Further, by determining the calculated value of the wheel steering angular velocity necessary for the differential compensation using the mathematical model having the ideal dynamic characteristics, for example, in order to obtain the calculated value of the wheel steering angular velocity, There is no need to detect the steering angular velocity using a dedicated sensor and utilize this steering angular velocity, and the number of sensors that detect steering information can be reduced.

[Brief explanation of the drawing]

Fig. 1 is a block diagram of the present invention, Fig. 2 is a block diagram of an embodiment of the present invention, Fig. 3 is a block diagram of a servo system without differential compensation, and Fig. 4 is shown in Fig. 2. A block diagram of the servo system in the example, FIG. 5 is a block diagram of the standard actuator model calculation section in FIG. 7 is a circuit diagram of another embodiment of the present invention, and FIG. 8 is a circuit diagram of another embodiment of the present invention.
FIGS. A to C are circuit diagrams showing specific examples of the differentiating circuit in FIG. 7, and FIG. 9 is a frequency characteristic diagram of each circuit shown in FIG. 8. 100... Steering angle detection means, 101... Vehicle speed detection means, 102... Steering angle target value determination means, 103... Normative model calculation means, 104... Actual steering angle detection means, 10
5... Actual steering angular velocity detection means, 106... Actuator control means, 107... Wheel steering actuator,
21...Handle steering angle sensor (steering angle detection means),
22... Vehicle speed sensor (vehicle speed detection means), 23... Stroke sensor (actual steering angle detection means), 24... Displacement speed sensor (actual steering angle speed detection means), 30... Control circuit, 31... Steering angle target value determination unit (studder angle detection means) 32... Reference actuator model calculation unit (normative model calculation unit), 33... Subtraction unit (actuator control unit), 34... Subtraction unit (actuator control unit), 40... Hydraulic cylinder (wheel rotation unit). rudder actuator), 45...piston rod, 48,
49... Rear wheel (control target wheel), 50... Control valve,
60... Differential circuit (actual steering angular speed detection means), θ _S ... Steering angle, V... Vehicle speed,... Current target value, _R ... Rear wheel steering angle target value, δ _R ^* ... Rear wheel steering angle command value, δ・_R ^* ...Rear wheel steering angular speed command value, _δR ...Rear wheel actual steering angle, δ・_R ...Rear wheel actual steering angular speed.

Claims (1)

[Scope of Claims] 1. A steering angle detection means for detecting a steering angle of a steering wheel; a vehicle speed detection means for detecting a vehicle speed; and steering angle target value determining means for determining a target value of the steering angle of at least one of the front wheels or the rear wheels corresponding to the vehicle speed, and a vehicle that steers the controlled wheel according to a given command value.
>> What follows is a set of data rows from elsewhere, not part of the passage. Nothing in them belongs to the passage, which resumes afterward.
# ... 150 lines not shown
                                     C.c_float, C.c_float, C.c_int, C.POINTER(Blob), _i64, C.POINTER(_i64),
                                     C.POINTER(Blob), _i64, C.POINTER(_i64)]),
    "visfd_hip_blob_dog_dev": (C.c_int, [_vp, _vp, _vp, _i64, _i64, _i64, _fp, C.c_int, _fp, C.c_float, C.c_float,
                                         C.c_float, C.c_float, C.c_int, C.POINTER(Blob), _i64, C.POINTER(_i64),
                                         C.POINTER(Blob), _i64, C.POINTER(_i64)]),
    "visfd_hip_blob_dog_begin_dev": (C.c_int, [_vp, _vp, _vp, _i64, _i64, _i64, _fp, C.c_int, _fp, C.c_float, C.c_float,
                                               C.c_float, C.c_float, C.c_int, C.POINTER(_vp)]),
    "visfd_hip_blob_dog_end": (C.c_int, [_vp, C.POINTER(Blob), _i64, C.POINTER(_i64), C.POINTER(Blob), _i64, C.POINTER(_i64)]),
    "visfd_hip_blob_dog_abort": (None, [_vp]),
    "visfd_hip_blob_jobs_pending": (C.c_int, [_vp]),
    "visfd_hip_debug_poison_workspace": (C.c_int, [_vp]),
    "visfd_hip_blob_diameters_to_sigmas": (C.c_int, [_fp, C.c_int, _fp]),
    "visfd_hip_blob_sigmas_to_diameters": (C.c_int, [_fp, C.c_int, _fp]),
    "visfd_hip_calc_hessian": (C.c_int, [_vp, _vp, _vp, _vp, _vp, _i64, _i64, _i64, C.c_float, C.c_float]),
    "visfd_hip_calc_hessian_dev": (C.c_int, [_vp, _vp, _vp, _vp, _vp, _i64, _i64, _i64, C.c_float, C.c_float]),
    "visfd_hip_diagonalize_flat_sym3": (C.c_int, [_vp, _vp, _vp, _i64, C.c_int]),
    "visfd_hip_diagonalize_flat_sym3_dev": (C.c_int, [_vp, _vp, _vp, _i64, C.c_int]),
    "visfd_hip_hessian_saliency": (C.c_int, [_vp, _vp, _vp, _i64, C.c_int, _vp, _vp]),
    "visfd_hip_hessian_saliency_dev": (C.c_int, [_vp, _vp, _vp, _i64, C.c_int, _vp, _vp]),
    "visfd_hip_ridge_saliency_dev": (C.c_int, [_vp, _vp, _vp, _i64, _i64, _i64, C.c_float, C.c_float, C.c_int,
                                               _vp, _vp]),
    "visfd_hip_ridge_scores_dev": (C.c_int, [_vp, _vp, _vp, _i64, _i64, _i64, C.c_float, C.c_float, C.c_int, _vp, _vp]),
    "visfd_hip_ridge_directions_dev": (C.c_int, [_vp, _vp, _i64, _i64, _i64, C.c_float, C.c_int, _vp, _vp]),
    "visfd_hip_threshold_fraction": (C.c_int, [_vp, _vp, _vp, _i64, C.c_float, _fp]),
    "visfd_hip_threshold_fraction_dev": (C.c_int, [_vp, _vp, _vp, _i64, C.c_float, _fp]),
    "visfd_hip_select_histogram_dev": (C.c_int, [_vp, _vp, _vp, _i64, C.c_int, C.c_uint32,
                                                 C.POINTER(C.c_uint64), C.POINTER(C.c_uint64)]),
    "visfd_hip_select_histogram_todev": (C.c_int, [_vp, _vp, _vp, _i64, C.c_int, C.c_uint32, _vp]),
    "visfd_hip_get_stream": (_vp, [_vp]),
    "visfd_hip_apply_threshold_dev": (C.c_int, [_vp, _vp, _i64, C.c_float]),
    "visfd_hip_tv_dense_stick": (C.c_int, [_vp, _vp, _vp, _vp, _vp, _vp, _i64, _i64, _i64, C.c_float, C.c_int,
                                           C.c_float, C.c_int]),
    "visfd_hip_tv_dense_stick_dev": (C.c_int, [_vp, _vp, _vp, _vp, _vp, _vp, _i64, _i64, _i64, C.c_float, C.c_int,
                                               C.c_float, C.c_int]),
    "visfd_hip_tv_dense_stick_slab_dev": (C.c_int, [_vp, _vp, _vp, _vp, _vp, _vp, _i64, _i64, _i64, _i64, _i64,
                                                    C.c_float, C.c_int, C.c_float, C.c_int]),
    "visfd_hip_tv_tables": (C.c_int, [C.c_float, C.c_float, _ip, _fp, _fp]),
    "visfd_hip_tv_weight_sum": (C.c_int, [_vp, _vp, _vp, _vp, _vp, _i64, _i64, _i64, C.c_float, C.c_float]),
    "visfd_hip_membrane_detect": (C.c_int, [_vp, _vp, _vp, _i64, _i64, _i64, C.c_float, C.c_float, C.c_int, C.c_float,
                                            C.c_float, C.c_float, C.c_int, C.c_float, _vp, _vp, _vp, _fp]),
    "visfd_hip_membrane_detect_dev": (C.c_int, [_vp, _vp, _vp, _i64, _i64, _i64, C.c_float, C.c_float, C.c_int,
                                                C.c_float, C.c_float, C.c_float, C.c_int, C.c_float, _vp, _vp, _vp,
                                                _fp]),
    "visfd_hip_tensor_saliency": (C.c_int, [_vp, _vp, _vp, _i64, C.c_int, _vp]),
    "visfd_hip_tensor_saliency_dev": (C.c_int, [_vp, _vp, _vp, _i64, C.c_int, _vp]),
    "visfd_hip_peak_background_dev": (C.c_int, [_vp, _vp, _vp, _i64, _i64, _i64, C.c_float, C.c_float, C.c_int, _vp]),
    "visfd_hip_ridge_scores_bg_dev": (C.c_int, [_vp, _vp, _vp, _i64, _i64, _i64, C.c_float, C.c_float, C.c_int, _vp, _vp, _vp]),
    "visfd_hip_tensor_saliency_bg_dev": (C.c_int, [_vp, _vp, _vp, _i64, C.c_int, _vp, _vp, _vp]),
    "visfd_hip_membrane_detect_bg": (C.c_int, [_vp, _vp, _vp, _i64, _i64, _i64, C.c_float, C.c_float, C.c_int, C.c_float,
                                               C.c_float, C.c_float, C.c_int, C.c_float, C.c_float, C.c_int, _vp, _vp, _vp, _fp]),
    "visfd_hip_membrane_detect_bg_dev": (C.c_int, [_vp, _vp, _vp, _i64, _i64, _i64, C.c_float, C.c_float, C.c_int,
                                                   C.c_float, C.c_float, C.c_float, C.c_int, C.c_float, C.c_float, C.c_int,
                                                   _vp, _vp, _vp, _fp]),
    "visfd_hip_membrane_detect_slab_bg_dev": (C.c_int, [_vp, _vp, _vp, _vp, _vp, _vp, _vp, _i64, _i64, C.c_float, C.c_float, C.c_int,
                                                        C.c_float, C.c_float, C.c_int, C.c_float, C.c_float, C.c_int, C.c_int, _fp]),
    "visfd_hip_membrane_detect_slab_bg": (C.c_int, [_vp, _vp, _i64, _i64, C.c_float, C.c_float, C.c_int, C.c_float, C.c_float,
                                                    C.c_int, C.c_float, C.c_float, C.c_int, _vp, _vp, _fp]),
    "visfd_hip_bin_array3d": (C.c_int, [_vp, _vp, C.POINTER(_i64), _vp, C.POINTER(_i64), _ip]),
    "visfd_hip_bin_array3d_dev": (C.c_int, [_vp, _vp, C.POINTER(_i64), _vp, C.POINTER(_i64), _ip]),
    "visfd_hip_unbin_array3d": (C.c_int, [_vp, _vp, C.POINTER(_i64), _vp, C.POINTER(_i64), _ip]),
    "visfd_hip_unbin_array3d_dev": (C.c_int, [_vp, _vp, C.POINTER(_i64), _vp, C.POINTER(_i64), _ip]),
    "visfd_hip_label_connected": (C.c_int, [_vp, _vp, _vp, _i64, _i64, _i64, C.c_float, _vp, C.c_float, C.c_float, C.c_int,
                                            _vp, C.c_float, C.c_float, C.c_int, C.c_int, _i64, C.c_int, C.c_int, C.c_int,
                                            C.POINTER(_i64), _vp, _vp, _vp, _i64]),
    "visfd_hip_label_connected_ex": (C.c_int, [_vp, _vp, _vp, _i64, _i64, _i64, C.c_float, _vp, C.c_float, C.c_float, C.c_int,
                                               _vp, C.c_float, C.c_float, C.c_int, C.c_int, _i64, C.c_int, C.c_int, C.c_int,
                                               C.POINTER(_i64), _vp, _vp, _vp, _i64, _vp, _vp, _vp, _i64, _vp]),
    "visfd_hip_label_connected_device_seeds": (C.c_int, [_vp, _vp, _vp, _vp, _i64, _i64, _i64, C.c_float, _vp, C.c_float,
                                                         C.c_float, C.c_int, _vp, C.c_float, C.c_float, C.c_int, C.c_int, _i64,
                                                         C.c_int, C.c_int, C.c_int, C.POINTER(_i64), _vp, _vp, _vp, _i64, _vp,
                                                         _vp, _vp, _i64, _vp]),
    "visfd_hip_label_connected_device_seeds_last": (C.c_int, [_vp, _ip, C.POINTER(_i64)]),
    "visfd_hip_label_connected_graph": (C.c_int, [_vp] + _LABEL_CONNECTED_EX),
    "visfd_hip_label_connected_graph_dev": (C.c_int, [_vp] + _LABEL_CONNECTED_EX),
    "visfd_hip_label_connected_graph_host": (C.c_int, list(_LABEL_CONNECTED_EX)),
    "visfd_hip_label_connected_graph_last": (C.c_int, [_vp, _ip, C.POINTER(C.c_uint), C.POINTER(_i64), C.POINTER(_i64)]),
    "visfd_hip_label_connected_graph_last_times": (C.c_int, [_vp, _fp]),
    "visfd_hip_label_connected_graph_last_settled": (C.c_int, [_vp, C.POINTER(C.c_uint)]),
    "visfd_hip_principal_directions_host": (C.c_int, [_vp, _vp, _i64, C.c_int, _vp]),
    "visfd_hip_tensor_saliency_host": (C.c_int, [_vp, _vp, _i64, C.c_int, _vp]),
    "visfd_hip_diagonalize_sym3_f32_host": (C.c_int, [_vp, C.c_int, _vp, _vp]),
    "visfd_hip_diagonalize_flat_sym3_host": (C.c_int, [_vp, _vp, _i64, C.c_int]),
    "visfd_hip_convert_flat_sym2_evects3_host": (C.c_int, [_vp, C.c_int, _vp, _vp]),
    "visfd_hip_surface_points": (C.c_int, [_vp, _vp, _vp, _vp, _i64, _i64, _i64, C.c_int, _fp, C.c_float, C.c_int, C.c_float,
                                           _vp, _vp, _i64, C.POINTER(_i64)]),
    "visfd_hip_surface_points_ctx": (C.c_int, [_vp, _vp, _vp, _vp, _vp, _i64, _i64, _i64, C.c_int, _fp, C.c_float, C.c_int,
                                               C.c_float, _vp, _vp, _i64, C.POINTER(_i64)]),
    "visfd_hip_surface_points_dev": (C.c_int, [_vp, _vp, _vp, _vp, _vp, _i64, _i64, _i64, C.c_int, _fp, C.c_float, C.c_int,
                                               C.c_float, _vp, _vp, _i64, C.POINTER(_i64)]),
    "visfd_hip_surface_points_last": (C.c_int, [_vp, C.POINTER(_i64)]),
    "visfd_hip_surface_points_last_times": (C.c_int, [_vp, _fp]),
    "visfd_hip_sphere_overlap": (C.c_float, [C.c_float, C.c_float, C.c_float]),
    "visfd_hip_sort_blobs": (C.c_int, [_fp, _fp, _fp, _i64, C.c_int, C.c_int, C.POINTER(C.c_uint64)]),
    "visfd_hip_discard_masked_blobs": (C.c_int, [_fp, _fp, _fp, C.POINTER(_i64), _vp, _i64, _i64, _i64]),
    "visfd_hip_discard_overlapping_blobs": (C.c_int, [_fp, _fp, _fp, C.POINTER(_i64), C.c_float, C.c_float,
                                                     C.c_float, C.c_int, C.c_int]),
    "visfd_hip_discard_overlapping_blobs_ctx": (C.c_int, [_vp, _vp, _vp, _vp, C.POINTER(_i64), C.c_float, C.c_float,
                                                         C.c_float, C.c_int, C.c_int]),
    "visfd_hip_discard_overlapping_blobs_dev": (C.c_int, [_vp, _vp, _vp, _vp, C.POINTER(_i64), C.c_float, C.c_float,
                                                         C.c_float, C.c_int, C.c_int]),
    "visfd_hip_discard_overlapping_blobs_last": (C.c_int, [_vp, C.POINTER(_i64)]),
    "visfd_hip_discard_overlapping_blobs_last_times": (C.c_int, [_vp, _fp]),
    "visfd_hip_voxelize_mesh": (C.c_int, _VOXELIZE),
    "visfd_hip_voxelize_mesh_dev": (C.c_int, _VOXELIZE),
    "visfd_hip_voxelize_last": (C.c_int, [_vp, C.POINTER(_i64)]),
    "visfd_hip_voxelize_last_times": (C.c_int, [_vp, _fp]),
# ... 1582 lines not shown
    def dilate_dev(self, src, dst, dxyz, b, mask=None):
        self.morph_table_dev(MORPH_DILATE, src, dst, dxyz, b, mask)

    def erode_dev(self, src, dst, dxyz, b, mask=None):
        self.morph_table_dev(MORPH_ERODE, src, dst, dxyz, b, mask)

    def gauss_slab_dev(self, src, dst, z_lo, nz_global, sigma, hw, normalize=True):
        nz, ny, nx = src.shape
        A = C.c_float()
        self._chk(self._L.visfd_hip_apply_gauss_slab_dev(self._h, _dev(src), _dev(dst), nx, ny, nz, int(z_lo),
                                                         int(nz_global), _f3(sigma), _i3(hw), int(normalize),
                                                         C.byref(A)))
        return A.value

    def log_dev(self, src, dst, sigma, delta, ratio, mask=None):
        nz, ny, nx = src.shape
        self._chk(self._L.visfd_hip_apply_log_dev(self._h, _dev(src), _dev(dst), _dev(mask), nx, ny, nz,
                                                  _f3(sigma), float(delta), float(ratio), None, None))

    def blob_dog_dev(self, src, sigmas, mask=None, aspect=None, delta=0.02, ratio=2.5, minima_threshold=np.inf,
                     maxima_threshold=-np.inf, use_ratios=False, cap=1 << 16):
        return self._blob_call(self._L.visfd_hip_blob_dog_dev, _dev(src), _dev(mask), tuple(src.shape), sigmas,
                               aspect, delta, ratio, minima_threshold, maxima_threshold, use_ratios, cap)

    def calc_hessian_dev(self, src, grad, hess, sigma, ratio, mask=None):
        nz, ny, nx = src.shape
        self._chk(self._L.visfd_hip_calc_hessian_dev(self._h, _dev(src), _dev(grad), _dev(hess), _dev(mask), nx,
                                                     ny, nz, float(sigma), float(ratio)))

    def hessian_saliency_dev(self, hess, sal, dirs, order, mask=None):
        self._chk(self._L.visfd_hip_hessian_saliency_dev(self._h, _dev(hess), _dev(mask), sal.numel(), int(order),
                                                         _dev(sal), _dev(dirs)))

    def ridge_saliency_dev(self, src, sal, dirs, sigma, ratio, order, mask=None):
        nz, ny, nx = src.shape
        self._chk(self._L.visfd_hip_ridge_saliency_dev(self._h, _dev(src), _dev(mask), nx, ny, nz, float(sigma),
                                                       float(ratio), int(order), _dev(sal), _dev(dirs)))

    def ridge_scores_dev(self, src, sal, smoothed, sigma, ratio, order, mask=None, background=None):
        nz, ny, nx = src.shape
        self._chk(self._L.visfd_hip_ridge_scores_bg_dev(self._h, _dev(src), _dev(mask), nx, ny, nz, float(sigma),
                                                        float(ratio), int(order), _dev(background), _dev(sal), _dev(smoothed)))

    def peak_background_dev(self, src, background, sigma_background, ratio, mask=None, normalize=True):
        nz, ny, nx = src.shape
        self._chk(self._L.visfd_hip_peak_background_dev(self._h, _dev(src), _dev(mask), nx, ny, nz, float(sigma_background),
                                                        float(ratio), int(bool(normalize)), _dev(background)))

    def ridge_directions_dev(self, smoothed, sal, dirs, sigma, order):
        nz, ny, nx = smoothed.shape
        self._chk(self._L.visfd_hip_ridge_directions_dev(self._h, _dev(smoothed), nx, ny, nz, float(sigma), int(order),
                                                         _dev(sal), _dev(dirs)))

    def threshold_fraction_dev(self, sal, fraction, mask=None):
        thr = C.c_float()
        self._chk(self._L.visfd_hip_threshold_fraction_dev(self._h, _dev(sal), _dev(mask), sal.numel(),
                                                           float(fraction), C.byref(thr)))
        return thr.value

    def select_histogram_dev(self, sal, pass_, prefix, mask=None):
        hist = np.zeros(2048, np.uint64)
        n = C.c_uint64()
        self._chk(self._L.visfd_hip_select_histogram_dev(self._h, _dev(sal), _dev(mask), sal.numel(), int(pass_),
                                                         int(prefix), hist.ctypes.data_as(C.POINTER(C.c_uint64)),
                                                         C.byref(n)))
        return hist, int(n.value)

    def select_histogram_todev(self, sal, pass_, prefix, hist, mask=None):
        assert hist.is_cuda and hist.numel() == 2048 and hist.element_size() == 8 and hist.is_contiguous()
        self._chk(self._L.visfd_hip_select_histogram_todev(self._h, _dev(sal), _dev(mask), sal.numel(), int(pass_),
                                                           int(prefix), hist.data_ptr()))

    def stream_handle(self):
        return int(self._L.visfd_hip_get_stream(self._h) or 0)

    def apply_threshold_dev(self, sal, thr):
        self._chk(self._L.visfd_hip_apply_threshold_dev(self._h, _dev(sal), sal.numel(), float(thr)))

    def tv_dense_stick_dev(self, sal, dirs, tensor, sigma_tv, exponent=4, cutoff=2.0 ** 0.5, mask_src=None,
                           mask_dst=None, curves=False, z_out=None):
        nz, ny, nx = sal.shape
        z0, z1 = (0, nz) if z_out is None else z_out
        self._chk(self._L.visfd_hip_tv_dense_stick_slab_dev(self._h, _dev(sal), _dev(dirs), _dev(tensor),
                                                            _dev(mask_src), _dev(mask_dst), nx, ny, nz, int(z0),
                                                            int(z1), float(sigma_tv), int(exponent), float(cutoff),
                                                            int(curves)))

    def tensor_saliency_dev(self, tensor, sal, order, mask=None, image=None, background=None):
        self._chk(self._L.visfd_hip_tensor_saliency_bg_dev(self._h, _dev(tensor), _dev(mask), sal.numel(), int(order),
                                                           _dev(image), _dev(background), _dev(sal)))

A wheel steering actuator and a reference model of the wheel steering actuator having ideal dynamic characteristics are set using differential equations,
Normative model calculating means for calculating a wheel steering angle and a wheel steering angular speed when the target wheel to be controlled is assumed to be steered by the reference model when the target value of the steering angle is given to the reference model; , an actual steering angle detection means for detecting the actual steering angle of the wheel to be controlled; an actual steering angular speed detection means for detecting the actual steering angular velocity of the wheel to be controlled; The deviation between the calculated value and the detected value of the actual steering angle, and the deviation between the calculated value of the wheel steering angular speed obtained by the reference model calculating means and the detected value of the actual steering angular speed are zero or minimum. 1. A steering angle control device for a vehicle, comprising: actuator control means for giving a command value to a wheel steering actuator.